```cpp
void launch_intt(hipStream_t st, DMatView m, const DeviceTables& tb) {
    set_lds_limit();
    int k = (int)vg::log2_strict_u64(m.height);
    NttPlan p = make_plan(k);
    uint32_t ninv = Fp::from_canonical((uint32_t)(m.height % vg::P)).inv().v;
    const uint64_t tiles_c = (m.height >> p.k_lo) * m.width;
    dim3 gc((unsigned)(tiles_c < 4096 ? tiles_c : 4096));
    const double pass_bytes = 8.0 * m.height * m.width;
    {
        ProfScope ps("k_intt_contig", st, pass_bytes);
        VK_LAUNCH(k_intt_contig, gc, dim3(p.threads_contig), p.lds_contig, st, m, k, p.k_lo, tb, ninv);
    }
    if (p.k_hi > 0) {
        dim3 gs((unsigned)((1u << p.k_lo) >> p.logT), (unsigned)m.width);
        ProfScope ps("k_intt_strided", st, pass_bytes);
        VK_LAUNCH(k_intt_strided, gs, dim3(p.threads_strided), p.lds_strided, st, m, k, p.k_lo, p.logT, tb, ninv);
    }
}

void launch_coset_ntt(hipStream_t st, DMatView coeffs, DMatView dst, uint64_t dst_row0, Fp shift, const DeviceTables& tb) {
    set_lds_limit();
    int k = (int)vg::log2_strict_u64(coeffs.height);
    NttPlan p = make_plan(k);
    const uint64_t tiles_c = (coeffs.height >> p.k_lo) * coeffs.width;
    dim3 gc((unsigned)(tiles_c < 4096 ? tiles_c : 4096));
    const double pass_bytes = 8.0 * coeffs.height * coeffs.width;
    if (p.k_hi > 0) {
        dim3 gs((unsigned)((1u << p.k_lo) >> p.logT), (unsigned)coeffs.width);
        {
            CosetPowers cp;
            const unsigned hstep = p.threads_strided >> p.logT;
            Fp a = Fp::one(), s64 = shift.pow(64), sn = shift.pow(1ull << p.k_lo);
            for (int i = 0; i < 64; i++) { cp.lo[i] = a.v; a *= shift; }
            a = Fp::one();
            for (int i = 0; i < 256; i++) { cp.hi[i] = a.v; a *= s64; }
            a = Fp::one();
            cp.step = 0;
            for (unsigned i = 0; i < 128; i++) { cp.hp[i] = a.v; a *= sn; if (i + 1 == hstep) cp.step = a.v; }
            ProfScope ps("k_ntt_strided", st, pass_bytes);
            VK_LAUNCH(k_ntt_strided, gs, dim3(p.threads_strided), p.lds_strided, st, coeffs, dst, dst_row0, k, p.k_lo, p.logT, tb, cp);
        }
        ProfScope ps("k_ntt_contig", st, pass_bytes);
        VK_LAUNCH(k_ntt_contig, gc, dim3(p.threads_contig), p.lds_contig, st, coeffs, dst, dst_row0, k, p.k_lo, tb, shift.v, 0);
    } else {
        ProfScope ps("k_ntt_contig", st, pass_bytes);
        VK_LAUNCH(k_ntt_contig, gc, dim3(p.threads_contig), p.lds_contig, st, coeffs, dst, dst_row0, k, p.k_lo, tb, shift.v, 1);
    }
}

void launch_lde_colmap(hipStream_t st, const uint32_t* varies, uint64_t width, uint32_t* colmap) {
    if (width == 0 || width > 16384) throw std::invalid_argument("lde colmap: width out of range");
    ProfScope ps("k_lde_colmap", st, 4.0 * 3 * width);
    VK_LAUNCH(k_lde_colmap, dim3(1), dim3(256), (size_t)width * 4, st, varies, (uint32_t)width, colmap);
}

void launch_lde_natural(hipStream_t st, DMatView nat, DMatView lde, int log_blowup, const DeviceTables& tb, const LdeTables& lt, DMatView s1, DMatView s2,
                        const uint32_t* colmap) {
    set_lds_limit();
    const int k = (int)vg::log2_strict_u64(nat.height);
    NttPlan p = make_plan(k);
    const uint64_t tiles = ((uint64_t)1 << p.k_hi) * nat.width;
    dim3 gm((unsigned)(tiles < 4096 ? tiles : 4096));
    const size_t lds_mid = 2 * (size_t)padded_words(1 << p.k_lo) * 4;
    const double nw = 4.0 * nat.height * nat.width, b = (double)(1u << log_blowup);
    if (p.k_hi == 0) {
        ProfScope ps("k_lde_mid", st, nw * (1.0 + b));
        VK_LAUNCH(k_lde_mid<256>, gm, dim3(p.threads_contig), lds_mid, st, nat, lde, k, p.k_lo, log_blowup, tb, lt, nullptr);
        return;
    }
    if (colmap) {
        const uint64_t quads = lde.height >> 2, per_block = 256 * 16;
        ProfScope ps("k_lde_fill_const", st, 0.0);
        VK_LAUNCH(k_lde_fill_const, dim3((unsigned)((quads + per_block - 1) / per_block), (unsigned)nat.width), dim3(256), 0, st, nat, lde, colmap);
    }
    dim3 gs((unsigned)((1u << p.k_lo) >> p.logT), (unsigned)nat.width);
    {
        ProfScope ps("k_lde_a", st, 2.0 * nw);
        const int shape = VGPU_STRIDED_IO && VGPU_STRIDED_FIXED && p.threads_strided == 512 ? (p.k_hi == 8 && p.logT == 6 ? 8 : (p.k_hi == 10 && p.logT == 4 ? 10 : 0)) : 0;
#define VG_LDE_A(A, B, THREADS)                                                                                                       \
    do {                                                                                                                              \
        if (colmap) VK_LAUNCH((k_lde_a<A, B, true>), gs, dim3(THREADS), p.lds_strided, st, nat, s1, k, p.k_lo, p.logT, tb, colmap);      \
        else VK_LAUNCH((k_lde_a<A, B, false>), gs, dim3(THREADS), p.lds_strided, st, nat, s1, k, p.k_lo, p.logT, tb, colmap);           \
    } while (0)
        if (shape == 8) VG_LDE_A(8, 6, 512);
        else if (shape == 10) VG_LDE_A(10, 4, 512);
        else VG_LDE_A(0, 0, p.threads_strided);
#undef VG_LDE_A
    }
    if (p.k_lo == 12) {
        if (gm.x > 4096u) gm.x = 4096u;
        ProfScope ps("k_lde_mid12", st, nw * (1.0 + b));
        if (colmap) VK_LAUNCH(k_lde_mid12<true>, gm, dim3(256), (size_t)padded_words(4096) * 4, st, s1, s2, k, log_blowup, tb, lt, colmap);
        else VK_LAUNCH(k_lde_mid12<false>, gm, dim3(256), (size_t)padded_words(4096) * 4, st, s1, s2, k, log_blowup, tb, lt, colmap);
    } else if (p.k_lo == 14) {
        ProfScope ps("k_lde_mid14", st, nw * (1.0 + b));
        const size_t lds14 = 2 * (size_t)padded_words(16384) * 4;
        if (colmap) VK_LAUNCH(k_lde_mid14<true>, gm, dim3(1024), lds14, st, s1, s2, k, log_blowup, tb, lt, colmap);
        else VK_LAUNCH(k_lde_mid14<false>, gm, dim3(1024), lds14, st, s1, s2, k, log_blowup, tb, lt, colmap);
    } else {
        ProfScope ps("k_lde_mid", st, nw * (1.0 + b));
        if (p.threads_contig <= 256) {
            if (colmap) VK_LAUNCH((k_lde_mid<256, true>), gm, dim3(p.threads_contig), lds_mid, st, s1, s2, k, p.k_lo, log_blowup, tb, lt, colmap);
            else VK_LAUNCH(k_lde_mid<256>, gm, dim3(p.threads_contig), lds_mid, st, s1, s2, k, p.k_lo, log_blowup, tb, lt, colmap);
        } else {
            if (colmap) VK_LAUNCH((k_lde_mid<1024, true>), gm, dim3(p.threads_contig), lds_mid, st, s1, s2, k, p.k_lo, log_blowup, tb, lt, colmap);
            else VK_LAUNCH(k_lde_mid<1024>, gm, dim3(p.threads_contig), lds_mid, st, s1, s2, k, p.k_lo, log_blowup, tb, lt, colmap);
        }
    }
    dim3 gc((unsigned)((1u << p.k_lo) >> p.logT), (unsigned)nat.width, 1u << log_blowup);
    ProfScope ps("k_lde_c", st, 2.0 * nw * b);
    const int shape_c = VGPU_STRIDED_IO && VGPU_STRIDED_FIXED && p.threads_strided == 512 ? (p.k_hi == 8 && p.logT == 6 ? 8 : (p.k_hi == 10 && p.logT == 4 ? 10 : 0)) : 0;
#define VG_LDE_C(A, B, THREADS)                                                                                                              \
    do {                                                                                                                                     \
        if (colmap) VK_LAUNCH((k_lde_c<A, B, true>), gc, dim3(THREADS), p.lds_strided, st, s2, lde, k, p.k_lo, log_blowup, p.logT, tb, colmap); \
        else VK_LAUNCH((k_lde_c<A, B, false>), gc, dim3(THREADS), p.lds_strided, st, s2, lde, k, p.k_lo, log_blowup, p.logT, tb, colmap);     \
    } while (0)
    if (shape_c == 8) VG_LDE_C(8, 6, 512);
    else if (shape_c == 10) VG_LDE_C(10, 4, 512);
    else VG_LDE_C(0, 0, p.threads_strided);
#undef VG_LDE_C
}

}
```

valida_amd/csrc/kernels/quotient.hip:

```cpp
#include <cstdlib>
#include <stdexcept>
#include "launch.hpp"
#include "interactions.hpp"
#include "../chips/basic_machine.hpp"

namespace vk {

struct PointCtx {
    uint64_t row, next_row;
    Fp is_first, is_last, is_trans;
};

typedef uint32_t v32u __attribute__((ext_vector_type(32)));

#define VG_INTERP_BODY(GET, SET)                                                                                                        \
    switch (in.op) {                                                                                                                    \
        case vair::OP_CONST: SET(in.dst, (uint32_t)in.a | ((uint32_t)in.b << 16)); break;                                               \
        case vair::OP_LOAD_MAIN: SET(in.dst, in.flag ? a.main_nx[(uint64_t)in.a * a.main_lde.stride + p.next_row] : a.main_lde.data[(uint64_t)in.a * a.main_lde.stride + p.row]); break; \
        case vair::OP_LOAD_PREP: SET(in.dst, in.flag ? a.prep_nx[(uint64_t)in.a * a.prep_lde.stride + p.next_row] : a.prep_lde.data[(uint64_t)in.a * a.prep_lde.stride + p.row]); break; \
        case vair::OP_SEL_FIRST: SET(in.dst, p.is_first.v); break;                                                                      \
        case vair::OP_SEL_LAST: SET(in.dst, p.is_last.v); break;                                                                        \
        case vair::OP_SEL_TRANS: SET(in.dst, p.is_trans.v); break;                                                                      \
        case vair::OP_ADD: { uint32_t x = GET(in.a), y = GET(in.b); SET(in.dst, (Fp::raw(x) + Fp::raw(y)).v); } break;                  \
        case vair::OP_SUB: { uint32_t x = GET(in.a), y = GET(in.b); SET(in.dst, (Fp::raw(x) - Fp::raw(y)).v); } break;                  \
// ... 222 lines not shown
    vchips::visit_interactions(CHIP, v);
    const Ext5 cumulative_sum = ext_from_words(v.betas + 5 * maxf);
    const Ext5 phi_local = load_ext_at(a.perm_lde.data + (uint64_t)(5 * v.m) * a.perm_lde.stride, a.perm_lde.stride, v.roff);
    const Ext5 phi_next = load_ext_at(a.perm_nx + (uint64_t)(5 * v.m) * a.perm_lde.stride, a.perm_lde.stride, v.noff);
    Ext5 acc = v.acc;
    acc += ext_from_words(v.apow + 5 * v.m) * (((phi_next - phi_local) - v.rhs) * p.is_trans);
    acc += ext_from_words(v.apow + 5 * (v.m + 1)) * ((phi_local - v.phi_0) * p.is_first);
    acc += ext_from_words(v.apow + 5 * (v.m + 2)) * ((phi_local - cumulative_sum) * p.is_last);
    return acc;
}
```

EXERCISE BRIEF -> Go through the data above and return each line containing the string "varies".

ANSWER TO THE PROBLEM ->
void launch_lde_colmap(hipStream_t st, const uint32_t* varies, uint64_t width, uint32_t* colmap) {
    VK_LAUNCH(k_lde_colmap, dim3(1), dim3(256), (size_t)width * 4, st, varies, (uint32_t)width, colmap);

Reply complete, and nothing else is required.